Comb Chem High Throughput Screen. 2023 Nov 10. doi: 10.2174/0113862073255044231027061742. Online ahead of print.

Authors

Yuan Xu^{1

2}, Ying-Xuan Zhang², Hong-Yu Chen¹, Li-Sheng Chang¹, Xiao-Jun Gou², Wen-Li Chen²

Affiliations

¹ School of Pharmacy, Shaanxi University of Chinese Medicine, Xianyang, Shaanxi 712046, China.
² Baoshan District Hospital of Integrated Traditional Chinese and Western Medicine of Shanghai, Shanghai 201999, China.

PMID: 37957900
DOI: 10.2174/0113862073255044231027061742

Abstract

Background and purpose: FuZheng YiLiu Formula (FZYL) is a commonly used formula for postoperative estrogen receptor-positive (ER+) breast cancer and post-radiotherapy deficiency of both Qi and Yin. FZYL has been used in clinical practice for decades because of its ability to effectively improve the symptoms of deficiency in cancer patients. However, its mechanism needs to be further clarified. In this paper, we will observe the effect of FZYL on mice with ER+ breast cancer and explore the mechanism by which it improves the symptoms of ER+ breast cancer.

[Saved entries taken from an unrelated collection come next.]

# GDMCF/GDMCF

Hardware: AMD Instinct MI355X
Metric: training users/sec (higher is better)
Workload: dtype f32; 1 GPU; yelp-shape synthetic rows, batch=400/GPU, dims=[1000], T=5, noise_scale=0.01, linear-var, mean_type=x0, reweight, AdamW lr=1e-5 (BASELINE configs[1]); n_items=34395, global_batch=400, parallelism=dp1, batch_rows=device CSR rows (CsrBatch)

## Files before the change

### gdmcf_amd/_lib.py

```python
import ctypes
import os
import re
from ctypes import c_char_p, c_double, c_float, c_int, c_int64, c_size_t, c_uint64, c_void_p

_HERE = os.path.dirname(os.path.abspath(__file__))
LIB_PATH = os.path.join(_HERE, "csrc", "libgdmcf_hip.so")
HEADER_PATH = os.path.normpath(os.path.join(_HERE, "..", "include", "gdmcf_hip.h"))

P = c_void_p
_CTYPES = {"int": c_int, "int64_t": c_int64, "uint64_t": c_uint64, "size_t": c_size_t, "float": c_float, "double": c_double}


def _uncomment(text):
    return re.sub(r"/\*.*?\*/", " ", text, flags=re.S)


def _code(text):
    return re.sub(r'^[ \t]*(#.*|extern\s+"C"\s*\{|\})[ \t]*$', "", _uncomment(text), flags=re.M)


def _ctype(ctype, where):
    words = re.sub(r"\bconst\b", " ", ctype).replace("*", " * ").split()
    if "*" in words:
        return c_char_p if words == ["char", "*"] else c_void_p
    if " ".join(words) not in _CTYPES:
        raise ImportError(f"gdmcf_hip.h: no ctypes type for '{' '.join(ctype.split())}' in the declaration of {where}")
    return _CTYPES[" ".join(words)]


def _declarator(decl, where):
    m = re.fullmatch(r"\s*(.*[\s*])(\w+)\s*", decl, flags=re.S)
    if not m:
        raise ImportError(f"gdmcf_hip.h: cannot read '{decl.strip()}' in the declaration of {where}")
    return m.groups()


def parse_functions(text):
    code = _code(text)
    out = {}
    for ret, name, params in re.findall(r"([\w\s*]+?)\b(gdmcf_\w+)\s*\(([^()]*)\)\s*;", code):
        params = [] if params.strip() in ("", "void") else params.split(",")
        out[name] = (_ctype(ret, name), [_ctype(_declarator(p, name)[0], name) for p in params])
    mentioned = re.findall(r"(gdmcf_\w+)\s*\(", code)
    if len(mentioned) != len(out):
        raise ImportError(f"gdmcf_hip.h: {len(mentioned)} gdmcf_*( but {len(out)} declarations read; unreadable: "
                          f"{sorted(set(mentioned) - set(out)) or 'none, a name is repeated'}")
    return out


def parse_constants(text):
    text = _uncomment(text)
    out = {n: int(v) for n, v in re.findall(r"^\s*#\s*define\s+(GDMCF_\w+)\s+\(?\s*(-?\d+)\s*\)?\s*$", text, flags=re.M)}
    for body in re.findall(r"\benum\s*\{([^}]*)\}", text):
        for member in filter(str.strip, body.split(",")):
            m = re.fullmatch(r"\s*(\w+)\s*=\s*(-?\d+)\s*", member)
            if not m:
                raise ImportError(f"gdmcf_hip.h: enum member '{member.strip()}' is not `NAME = integer`")
            out[m.group(1)] = int(m.group(2))
    return out


def parse_structs(text):
    out = {}
    for name, body in re.findall(r"\btypedef\s+struct\s+(\w+)\s*\{([^}]*)\}\s*\1\s*;", _code(text)):
        out[name] = []
        for line in filter(str.strip, body.split(";")):
            first, *more = line.split(",")
            ctype, member = _declarator(first, "struct " + name)
            if more and "*" in line:
                raise ImportError(f"gdmcf_hip.h: struct {name}: '{line.strip()}' must declare one pointer member per line")
            out[name] += [(m.strip(), _ctype(ctype, "struct " + name)) for m in [member] + more]
    return out


try:
    with open(HEADER_PATH) as _f:
        _HEADER = _f.read()
except OSError as e:
    raise ImportError(f"{HEADER_PATH} is missing: gdmcf_amd._lib derives its ctypes binding from the C header, which sits "
                      "beside the package in the source tree.") from e
_SIGNATURES = parse_functions(_HEADER)
EXPORTED_SYMBOLS = tuple(_SIGNATURES)
CONSTANTS = parse_constants(_HEADER)
GDMCF_OK, E_SHAPE, E_ARG, E_UNSUPPORTED, E_HIP, E_WORKSPACE, N_TABLES = (
    CONSTANTS["GDMCF_" + n] for n in ("OK", "E_SHAPE", "E_ARG", "E_UNSUPPORTED", "E_HIP", "E_WORKSPACE", "N_TABLES"))
TABLE_NAMES = (
    "betas", "alphas_cumprod", "alphas_cumprod_prev", "alphas_cumprod_next", "sqrt_alphas_cumprod",
    "sqrt_one_minus_alphas_cumprod", "log_one_minus_alphas_cumprod", "sqrt_recip_alphas_cumprod",
    "sqrt_recipm1_alphas_cumprod", "posterior_variance", "posterior_log_variance_clipped",
    "posterior_mean_coef1", "posterior_mean_coef2",
)
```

Materials and methods: A tumor xenograft mouse model was established to detect tumor growth in vivo in order to evaluate the pharmacological effects of FZYL on ER+ breast cancer. The main targets of FZYL were identified by extracting the FZYL components and the corresponding potential target genes of breast cancer from the established database and constructing a protein-protein interaction network of shared genes using the string database. GO functional annotation and KEGG pathway enrichment analysis were performed, and molecular docking, molecular dynamics simulations, western blotting analysis, and RT-qPCR were performed to confirm the validity of targets in the relevant pathways.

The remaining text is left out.